ASSIGNMENT: List all lines of the data that include the string "slots".

[Stored items]
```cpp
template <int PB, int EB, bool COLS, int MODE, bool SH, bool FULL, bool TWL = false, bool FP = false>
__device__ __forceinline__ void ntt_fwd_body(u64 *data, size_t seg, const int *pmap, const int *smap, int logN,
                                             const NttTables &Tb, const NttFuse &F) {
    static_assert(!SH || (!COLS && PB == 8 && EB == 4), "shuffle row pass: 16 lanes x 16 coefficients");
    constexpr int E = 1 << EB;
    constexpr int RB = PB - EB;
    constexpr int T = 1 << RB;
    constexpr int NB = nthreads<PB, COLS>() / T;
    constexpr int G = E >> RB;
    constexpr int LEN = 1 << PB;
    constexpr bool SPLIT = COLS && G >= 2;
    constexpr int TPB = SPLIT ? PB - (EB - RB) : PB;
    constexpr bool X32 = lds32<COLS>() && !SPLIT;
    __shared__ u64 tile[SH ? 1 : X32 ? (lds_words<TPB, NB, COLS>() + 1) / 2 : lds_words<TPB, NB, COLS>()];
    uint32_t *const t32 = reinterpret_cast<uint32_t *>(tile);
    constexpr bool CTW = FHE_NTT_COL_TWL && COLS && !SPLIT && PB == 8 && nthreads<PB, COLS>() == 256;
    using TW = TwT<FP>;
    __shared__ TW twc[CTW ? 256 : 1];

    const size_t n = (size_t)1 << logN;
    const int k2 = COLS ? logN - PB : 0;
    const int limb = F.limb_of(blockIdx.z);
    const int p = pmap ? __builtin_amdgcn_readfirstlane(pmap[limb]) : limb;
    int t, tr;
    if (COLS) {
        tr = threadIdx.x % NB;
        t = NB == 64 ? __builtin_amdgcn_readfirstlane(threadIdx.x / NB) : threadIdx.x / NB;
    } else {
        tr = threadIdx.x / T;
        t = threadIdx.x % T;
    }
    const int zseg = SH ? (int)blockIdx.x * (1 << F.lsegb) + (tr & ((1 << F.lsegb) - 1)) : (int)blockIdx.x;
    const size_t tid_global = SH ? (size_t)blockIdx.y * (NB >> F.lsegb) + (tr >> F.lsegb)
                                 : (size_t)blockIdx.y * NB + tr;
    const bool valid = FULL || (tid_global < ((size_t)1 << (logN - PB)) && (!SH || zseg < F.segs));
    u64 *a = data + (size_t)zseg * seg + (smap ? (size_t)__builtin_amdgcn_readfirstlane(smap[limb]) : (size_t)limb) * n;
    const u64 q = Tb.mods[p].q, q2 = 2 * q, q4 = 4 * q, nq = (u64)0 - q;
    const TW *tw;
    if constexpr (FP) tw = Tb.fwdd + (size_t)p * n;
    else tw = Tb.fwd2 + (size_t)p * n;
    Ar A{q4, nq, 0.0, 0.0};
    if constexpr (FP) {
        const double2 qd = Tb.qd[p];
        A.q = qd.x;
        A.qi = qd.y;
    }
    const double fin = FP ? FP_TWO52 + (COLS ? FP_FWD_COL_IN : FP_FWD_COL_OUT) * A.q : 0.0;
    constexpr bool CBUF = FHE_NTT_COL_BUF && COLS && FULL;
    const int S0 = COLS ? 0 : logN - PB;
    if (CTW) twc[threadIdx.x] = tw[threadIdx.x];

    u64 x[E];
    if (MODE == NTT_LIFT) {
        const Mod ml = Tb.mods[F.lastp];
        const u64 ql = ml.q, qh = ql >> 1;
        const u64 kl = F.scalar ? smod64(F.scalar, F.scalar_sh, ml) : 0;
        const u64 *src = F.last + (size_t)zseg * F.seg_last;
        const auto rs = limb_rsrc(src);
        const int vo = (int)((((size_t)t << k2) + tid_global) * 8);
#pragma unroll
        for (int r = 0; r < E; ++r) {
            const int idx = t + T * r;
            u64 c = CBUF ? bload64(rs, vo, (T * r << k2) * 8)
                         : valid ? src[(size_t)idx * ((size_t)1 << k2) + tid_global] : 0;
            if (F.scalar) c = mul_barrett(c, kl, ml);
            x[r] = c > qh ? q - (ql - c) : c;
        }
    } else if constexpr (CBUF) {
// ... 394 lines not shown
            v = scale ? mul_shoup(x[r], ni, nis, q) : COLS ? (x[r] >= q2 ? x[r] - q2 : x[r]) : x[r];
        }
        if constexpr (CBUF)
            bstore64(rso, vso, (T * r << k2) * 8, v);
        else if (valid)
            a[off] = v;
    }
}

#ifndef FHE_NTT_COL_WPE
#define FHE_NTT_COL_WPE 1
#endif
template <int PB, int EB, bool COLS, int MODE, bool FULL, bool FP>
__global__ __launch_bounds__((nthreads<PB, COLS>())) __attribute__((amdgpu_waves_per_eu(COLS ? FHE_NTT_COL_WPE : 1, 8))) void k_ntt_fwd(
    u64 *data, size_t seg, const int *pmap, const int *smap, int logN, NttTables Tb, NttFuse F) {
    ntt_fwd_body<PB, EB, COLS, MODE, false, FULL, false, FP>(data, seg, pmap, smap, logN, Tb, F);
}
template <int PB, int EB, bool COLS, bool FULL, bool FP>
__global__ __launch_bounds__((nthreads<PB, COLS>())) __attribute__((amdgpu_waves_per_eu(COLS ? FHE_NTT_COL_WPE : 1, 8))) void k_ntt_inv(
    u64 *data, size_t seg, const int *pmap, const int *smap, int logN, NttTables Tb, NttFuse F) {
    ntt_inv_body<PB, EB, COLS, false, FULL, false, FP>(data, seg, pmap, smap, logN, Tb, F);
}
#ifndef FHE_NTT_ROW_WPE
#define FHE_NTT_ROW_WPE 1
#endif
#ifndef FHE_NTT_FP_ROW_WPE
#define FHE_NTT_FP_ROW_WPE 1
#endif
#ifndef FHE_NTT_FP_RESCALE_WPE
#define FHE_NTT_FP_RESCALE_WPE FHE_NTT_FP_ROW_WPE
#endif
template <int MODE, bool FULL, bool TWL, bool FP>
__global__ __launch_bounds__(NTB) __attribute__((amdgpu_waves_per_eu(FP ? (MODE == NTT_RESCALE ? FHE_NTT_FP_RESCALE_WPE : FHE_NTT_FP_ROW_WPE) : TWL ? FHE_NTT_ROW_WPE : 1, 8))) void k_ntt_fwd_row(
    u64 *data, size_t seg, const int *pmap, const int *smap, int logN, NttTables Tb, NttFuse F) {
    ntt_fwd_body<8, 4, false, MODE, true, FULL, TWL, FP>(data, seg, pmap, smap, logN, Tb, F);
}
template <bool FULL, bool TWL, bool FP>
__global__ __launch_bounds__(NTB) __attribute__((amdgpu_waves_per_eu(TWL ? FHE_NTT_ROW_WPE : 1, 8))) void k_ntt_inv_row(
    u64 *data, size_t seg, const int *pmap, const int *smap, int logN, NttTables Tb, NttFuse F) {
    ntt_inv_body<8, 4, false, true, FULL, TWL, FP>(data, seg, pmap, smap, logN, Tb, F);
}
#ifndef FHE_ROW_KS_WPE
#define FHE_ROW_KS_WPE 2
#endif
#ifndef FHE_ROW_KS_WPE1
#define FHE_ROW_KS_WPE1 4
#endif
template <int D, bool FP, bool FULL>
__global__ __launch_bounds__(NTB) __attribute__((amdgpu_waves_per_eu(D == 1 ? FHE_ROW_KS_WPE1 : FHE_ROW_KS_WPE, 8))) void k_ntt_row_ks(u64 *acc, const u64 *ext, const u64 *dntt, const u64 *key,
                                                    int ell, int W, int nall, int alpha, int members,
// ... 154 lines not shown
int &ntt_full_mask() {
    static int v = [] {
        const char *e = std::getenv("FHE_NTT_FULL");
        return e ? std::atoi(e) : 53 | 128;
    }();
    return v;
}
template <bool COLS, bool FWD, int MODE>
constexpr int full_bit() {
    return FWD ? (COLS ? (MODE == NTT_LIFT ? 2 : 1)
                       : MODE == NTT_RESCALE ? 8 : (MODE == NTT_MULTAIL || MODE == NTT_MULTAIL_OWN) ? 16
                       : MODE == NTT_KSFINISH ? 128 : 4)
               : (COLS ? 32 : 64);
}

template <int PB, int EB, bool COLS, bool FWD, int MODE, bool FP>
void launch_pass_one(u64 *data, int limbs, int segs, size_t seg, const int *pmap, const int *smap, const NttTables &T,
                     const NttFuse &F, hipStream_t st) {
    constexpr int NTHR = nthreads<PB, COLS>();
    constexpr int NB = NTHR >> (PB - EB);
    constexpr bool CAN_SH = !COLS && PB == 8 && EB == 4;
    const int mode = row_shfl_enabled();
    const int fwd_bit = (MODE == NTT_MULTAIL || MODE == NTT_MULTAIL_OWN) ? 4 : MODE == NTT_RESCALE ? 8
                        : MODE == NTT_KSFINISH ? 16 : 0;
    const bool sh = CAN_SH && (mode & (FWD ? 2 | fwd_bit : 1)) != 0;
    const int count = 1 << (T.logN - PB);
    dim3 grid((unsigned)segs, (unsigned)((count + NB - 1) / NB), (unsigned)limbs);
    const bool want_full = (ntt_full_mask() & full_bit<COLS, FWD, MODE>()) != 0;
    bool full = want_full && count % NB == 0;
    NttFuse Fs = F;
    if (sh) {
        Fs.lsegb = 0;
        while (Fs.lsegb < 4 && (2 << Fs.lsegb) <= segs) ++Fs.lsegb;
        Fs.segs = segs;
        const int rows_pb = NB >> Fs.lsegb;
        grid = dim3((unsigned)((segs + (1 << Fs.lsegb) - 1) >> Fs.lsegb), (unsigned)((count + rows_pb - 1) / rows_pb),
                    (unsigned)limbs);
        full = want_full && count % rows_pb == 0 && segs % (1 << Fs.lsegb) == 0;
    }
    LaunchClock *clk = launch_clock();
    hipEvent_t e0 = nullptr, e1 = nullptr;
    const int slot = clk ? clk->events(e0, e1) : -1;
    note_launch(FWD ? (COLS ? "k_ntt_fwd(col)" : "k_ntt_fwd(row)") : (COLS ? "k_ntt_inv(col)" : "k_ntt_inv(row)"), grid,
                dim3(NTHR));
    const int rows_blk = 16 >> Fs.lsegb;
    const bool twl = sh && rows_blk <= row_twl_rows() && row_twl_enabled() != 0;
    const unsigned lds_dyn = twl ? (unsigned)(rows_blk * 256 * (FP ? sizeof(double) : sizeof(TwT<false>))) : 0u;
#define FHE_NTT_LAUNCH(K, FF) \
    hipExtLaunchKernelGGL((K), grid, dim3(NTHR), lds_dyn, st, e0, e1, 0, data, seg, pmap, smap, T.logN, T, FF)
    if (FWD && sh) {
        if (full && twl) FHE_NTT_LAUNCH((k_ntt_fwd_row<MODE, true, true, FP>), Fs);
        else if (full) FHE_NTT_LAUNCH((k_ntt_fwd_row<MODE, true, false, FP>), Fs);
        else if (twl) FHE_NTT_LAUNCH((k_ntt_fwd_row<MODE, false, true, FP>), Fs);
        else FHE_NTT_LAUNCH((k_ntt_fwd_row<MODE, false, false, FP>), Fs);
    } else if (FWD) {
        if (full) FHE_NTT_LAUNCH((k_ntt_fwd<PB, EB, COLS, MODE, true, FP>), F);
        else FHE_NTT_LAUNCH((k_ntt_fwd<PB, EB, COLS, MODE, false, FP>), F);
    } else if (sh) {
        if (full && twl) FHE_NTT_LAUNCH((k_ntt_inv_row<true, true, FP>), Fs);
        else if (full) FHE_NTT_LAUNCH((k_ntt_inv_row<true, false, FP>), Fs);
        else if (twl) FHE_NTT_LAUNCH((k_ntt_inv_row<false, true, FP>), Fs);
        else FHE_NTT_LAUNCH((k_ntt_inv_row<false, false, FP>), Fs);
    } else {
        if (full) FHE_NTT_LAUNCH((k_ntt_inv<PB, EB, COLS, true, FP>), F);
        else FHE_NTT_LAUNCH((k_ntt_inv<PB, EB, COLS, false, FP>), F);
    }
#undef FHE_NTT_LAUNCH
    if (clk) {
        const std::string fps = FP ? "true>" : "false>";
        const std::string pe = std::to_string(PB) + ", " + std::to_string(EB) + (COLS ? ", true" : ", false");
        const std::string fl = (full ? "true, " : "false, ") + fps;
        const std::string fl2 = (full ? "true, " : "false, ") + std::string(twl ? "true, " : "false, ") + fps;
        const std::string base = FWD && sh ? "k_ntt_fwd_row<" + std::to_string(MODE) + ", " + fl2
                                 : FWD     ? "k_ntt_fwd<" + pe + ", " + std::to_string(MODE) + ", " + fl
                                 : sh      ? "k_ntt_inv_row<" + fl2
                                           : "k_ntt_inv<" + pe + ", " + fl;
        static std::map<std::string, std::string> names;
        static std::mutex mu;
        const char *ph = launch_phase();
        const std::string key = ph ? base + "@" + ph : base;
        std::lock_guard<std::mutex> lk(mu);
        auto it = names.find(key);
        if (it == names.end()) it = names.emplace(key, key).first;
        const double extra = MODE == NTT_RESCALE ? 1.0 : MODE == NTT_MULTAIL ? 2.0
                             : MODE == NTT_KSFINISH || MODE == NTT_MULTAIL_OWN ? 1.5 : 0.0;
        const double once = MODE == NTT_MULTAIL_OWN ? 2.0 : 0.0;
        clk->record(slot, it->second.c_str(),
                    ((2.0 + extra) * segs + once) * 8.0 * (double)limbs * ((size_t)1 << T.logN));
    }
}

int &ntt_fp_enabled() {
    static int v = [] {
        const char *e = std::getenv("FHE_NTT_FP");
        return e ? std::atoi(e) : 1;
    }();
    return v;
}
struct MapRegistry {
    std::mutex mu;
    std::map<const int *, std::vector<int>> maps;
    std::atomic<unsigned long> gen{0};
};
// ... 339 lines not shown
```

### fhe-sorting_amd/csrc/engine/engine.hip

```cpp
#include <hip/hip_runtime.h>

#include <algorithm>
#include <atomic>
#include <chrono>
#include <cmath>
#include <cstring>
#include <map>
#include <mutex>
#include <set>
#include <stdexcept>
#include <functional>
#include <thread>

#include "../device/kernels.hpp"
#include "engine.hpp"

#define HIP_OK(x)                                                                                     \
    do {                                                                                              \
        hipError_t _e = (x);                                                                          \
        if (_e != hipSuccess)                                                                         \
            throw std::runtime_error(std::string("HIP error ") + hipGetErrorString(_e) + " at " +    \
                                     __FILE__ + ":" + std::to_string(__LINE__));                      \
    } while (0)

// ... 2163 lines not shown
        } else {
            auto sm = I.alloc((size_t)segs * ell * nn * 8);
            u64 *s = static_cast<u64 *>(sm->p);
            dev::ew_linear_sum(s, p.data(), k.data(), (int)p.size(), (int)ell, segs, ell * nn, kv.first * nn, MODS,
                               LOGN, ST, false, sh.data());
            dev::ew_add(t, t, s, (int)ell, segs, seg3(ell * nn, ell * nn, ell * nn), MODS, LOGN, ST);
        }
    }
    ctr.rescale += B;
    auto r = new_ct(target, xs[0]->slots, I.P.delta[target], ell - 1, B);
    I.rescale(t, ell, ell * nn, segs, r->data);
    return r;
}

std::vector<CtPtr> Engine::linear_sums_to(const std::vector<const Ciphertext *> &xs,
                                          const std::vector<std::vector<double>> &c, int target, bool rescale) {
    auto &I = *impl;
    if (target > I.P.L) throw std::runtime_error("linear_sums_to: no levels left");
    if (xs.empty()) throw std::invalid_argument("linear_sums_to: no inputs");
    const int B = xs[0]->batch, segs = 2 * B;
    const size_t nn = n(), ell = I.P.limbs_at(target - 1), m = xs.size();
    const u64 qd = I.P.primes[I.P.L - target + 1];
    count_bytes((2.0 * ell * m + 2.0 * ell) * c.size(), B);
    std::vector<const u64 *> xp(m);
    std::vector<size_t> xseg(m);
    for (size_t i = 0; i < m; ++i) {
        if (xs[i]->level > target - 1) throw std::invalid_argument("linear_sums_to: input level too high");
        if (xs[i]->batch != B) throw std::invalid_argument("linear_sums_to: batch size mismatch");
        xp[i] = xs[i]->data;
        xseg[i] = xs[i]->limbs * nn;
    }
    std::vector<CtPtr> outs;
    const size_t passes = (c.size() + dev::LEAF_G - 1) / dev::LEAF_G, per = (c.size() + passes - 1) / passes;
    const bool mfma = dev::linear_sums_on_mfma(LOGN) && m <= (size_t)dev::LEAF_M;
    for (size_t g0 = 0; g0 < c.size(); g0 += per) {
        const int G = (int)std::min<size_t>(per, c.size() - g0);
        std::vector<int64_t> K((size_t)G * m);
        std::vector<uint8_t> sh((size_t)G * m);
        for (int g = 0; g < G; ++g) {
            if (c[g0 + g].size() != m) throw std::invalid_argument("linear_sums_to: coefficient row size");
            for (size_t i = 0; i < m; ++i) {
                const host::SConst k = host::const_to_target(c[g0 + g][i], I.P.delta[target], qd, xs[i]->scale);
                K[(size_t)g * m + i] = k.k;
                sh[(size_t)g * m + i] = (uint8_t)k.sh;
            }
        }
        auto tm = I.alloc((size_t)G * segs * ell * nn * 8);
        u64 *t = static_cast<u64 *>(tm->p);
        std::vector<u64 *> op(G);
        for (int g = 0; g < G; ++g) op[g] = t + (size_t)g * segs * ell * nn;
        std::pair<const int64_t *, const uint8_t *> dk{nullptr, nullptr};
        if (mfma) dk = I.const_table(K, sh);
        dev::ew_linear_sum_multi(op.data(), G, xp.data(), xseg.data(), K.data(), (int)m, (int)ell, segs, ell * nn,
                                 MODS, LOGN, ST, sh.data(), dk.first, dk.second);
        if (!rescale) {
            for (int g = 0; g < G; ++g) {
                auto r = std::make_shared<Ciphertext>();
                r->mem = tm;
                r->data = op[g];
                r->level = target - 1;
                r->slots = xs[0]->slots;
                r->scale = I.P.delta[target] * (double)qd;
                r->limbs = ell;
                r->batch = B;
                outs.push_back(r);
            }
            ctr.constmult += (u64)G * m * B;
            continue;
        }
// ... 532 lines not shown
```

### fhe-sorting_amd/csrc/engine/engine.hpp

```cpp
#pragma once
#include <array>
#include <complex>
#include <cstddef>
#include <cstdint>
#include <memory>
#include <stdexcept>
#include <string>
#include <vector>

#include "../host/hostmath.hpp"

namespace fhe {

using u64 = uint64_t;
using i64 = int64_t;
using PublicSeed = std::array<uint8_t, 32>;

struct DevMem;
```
* * *
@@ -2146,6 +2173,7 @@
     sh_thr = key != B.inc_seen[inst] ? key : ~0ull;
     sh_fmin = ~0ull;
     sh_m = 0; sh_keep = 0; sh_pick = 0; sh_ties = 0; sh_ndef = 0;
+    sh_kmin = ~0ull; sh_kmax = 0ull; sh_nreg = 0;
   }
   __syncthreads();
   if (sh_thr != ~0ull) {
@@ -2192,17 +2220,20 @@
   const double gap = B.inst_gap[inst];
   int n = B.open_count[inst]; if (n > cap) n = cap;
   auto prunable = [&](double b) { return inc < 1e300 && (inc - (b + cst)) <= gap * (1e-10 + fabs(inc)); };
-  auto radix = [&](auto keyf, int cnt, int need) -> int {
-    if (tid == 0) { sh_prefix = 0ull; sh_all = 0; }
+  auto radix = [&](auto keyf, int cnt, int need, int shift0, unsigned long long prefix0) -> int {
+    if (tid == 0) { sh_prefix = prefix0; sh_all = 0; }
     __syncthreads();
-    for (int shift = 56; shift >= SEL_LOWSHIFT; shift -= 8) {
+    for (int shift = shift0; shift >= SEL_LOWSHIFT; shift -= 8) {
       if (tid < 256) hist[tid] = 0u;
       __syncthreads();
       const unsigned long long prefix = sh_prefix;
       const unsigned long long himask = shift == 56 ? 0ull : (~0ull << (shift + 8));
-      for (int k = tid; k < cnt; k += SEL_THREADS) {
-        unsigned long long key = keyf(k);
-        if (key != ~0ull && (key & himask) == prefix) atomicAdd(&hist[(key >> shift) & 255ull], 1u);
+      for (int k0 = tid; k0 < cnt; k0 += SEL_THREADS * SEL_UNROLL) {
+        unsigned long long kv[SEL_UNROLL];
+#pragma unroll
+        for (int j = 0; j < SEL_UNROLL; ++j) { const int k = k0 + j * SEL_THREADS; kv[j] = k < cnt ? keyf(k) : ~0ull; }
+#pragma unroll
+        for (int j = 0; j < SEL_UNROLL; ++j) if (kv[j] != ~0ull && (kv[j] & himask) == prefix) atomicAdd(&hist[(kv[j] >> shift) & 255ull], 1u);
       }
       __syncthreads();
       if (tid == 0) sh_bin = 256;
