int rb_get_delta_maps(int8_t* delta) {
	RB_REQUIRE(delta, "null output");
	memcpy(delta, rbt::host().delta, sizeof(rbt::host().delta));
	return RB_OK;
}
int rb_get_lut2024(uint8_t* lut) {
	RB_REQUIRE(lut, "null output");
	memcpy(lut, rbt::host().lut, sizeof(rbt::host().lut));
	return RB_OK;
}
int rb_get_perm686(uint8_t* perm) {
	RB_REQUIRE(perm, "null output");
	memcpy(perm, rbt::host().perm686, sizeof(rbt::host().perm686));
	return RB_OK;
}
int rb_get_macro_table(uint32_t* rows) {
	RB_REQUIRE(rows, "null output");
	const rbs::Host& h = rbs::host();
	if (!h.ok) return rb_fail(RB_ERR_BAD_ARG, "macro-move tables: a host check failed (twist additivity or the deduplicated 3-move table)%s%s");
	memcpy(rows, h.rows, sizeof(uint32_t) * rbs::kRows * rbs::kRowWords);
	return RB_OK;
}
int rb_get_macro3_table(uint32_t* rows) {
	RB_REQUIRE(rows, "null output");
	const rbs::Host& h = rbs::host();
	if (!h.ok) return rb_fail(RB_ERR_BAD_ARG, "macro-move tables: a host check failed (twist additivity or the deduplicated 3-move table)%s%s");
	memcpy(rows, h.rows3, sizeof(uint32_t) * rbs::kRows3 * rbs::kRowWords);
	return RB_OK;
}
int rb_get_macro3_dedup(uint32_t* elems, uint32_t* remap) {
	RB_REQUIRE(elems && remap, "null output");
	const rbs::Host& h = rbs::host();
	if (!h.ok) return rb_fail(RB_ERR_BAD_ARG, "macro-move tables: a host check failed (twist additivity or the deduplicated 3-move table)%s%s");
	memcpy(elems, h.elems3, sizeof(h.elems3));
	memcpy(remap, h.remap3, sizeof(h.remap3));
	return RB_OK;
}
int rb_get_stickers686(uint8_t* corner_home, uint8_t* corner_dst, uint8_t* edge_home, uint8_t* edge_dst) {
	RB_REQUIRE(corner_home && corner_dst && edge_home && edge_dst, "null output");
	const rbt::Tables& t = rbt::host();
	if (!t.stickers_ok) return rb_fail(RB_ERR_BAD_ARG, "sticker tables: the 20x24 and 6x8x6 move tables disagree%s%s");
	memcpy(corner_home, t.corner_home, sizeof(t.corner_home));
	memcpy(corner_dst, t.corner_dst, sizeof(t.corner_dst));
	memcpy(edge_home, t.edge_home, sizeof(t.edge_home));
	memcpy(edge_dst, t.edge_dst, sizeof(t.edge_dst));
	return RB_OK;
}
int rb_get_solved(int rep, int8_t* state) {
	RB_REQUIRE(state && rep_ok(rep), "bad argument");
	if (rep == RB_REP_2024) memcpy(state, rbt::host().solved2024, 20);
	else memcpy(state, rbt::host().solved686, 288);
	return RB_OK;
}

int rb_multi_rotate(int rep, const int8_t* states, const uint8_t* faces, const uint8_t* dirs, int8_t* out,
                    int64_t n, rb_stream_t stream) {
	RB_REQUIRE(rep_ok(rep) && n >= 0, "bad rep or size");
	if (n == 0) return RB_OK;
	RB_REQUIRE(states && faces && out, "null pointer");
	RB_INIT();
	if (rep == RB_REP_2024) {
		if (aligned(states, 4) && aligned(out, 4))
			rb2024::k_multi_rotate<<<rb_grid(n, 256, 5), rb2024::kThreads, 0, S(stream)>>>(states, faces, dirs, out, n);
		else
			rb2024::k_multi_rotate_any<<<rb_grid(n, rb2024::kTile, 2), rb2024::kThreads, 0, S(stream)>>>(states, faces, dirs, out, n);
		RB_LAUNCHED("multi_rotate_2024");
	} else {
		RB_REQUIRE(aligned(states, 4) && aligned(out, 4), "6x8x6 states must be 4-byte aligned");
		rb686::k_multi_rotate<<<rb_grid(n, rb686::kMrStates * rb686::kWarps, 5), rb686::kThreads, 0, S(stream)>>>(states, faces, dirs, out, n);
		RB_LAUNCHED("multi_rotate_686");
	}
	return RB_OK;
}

WRITTEN SOLUTION:
    auto r = new_ct(target, xs[0]->slots, I.P.delta[target], ell - 1, B);
                r->slots = xs[0]->slots;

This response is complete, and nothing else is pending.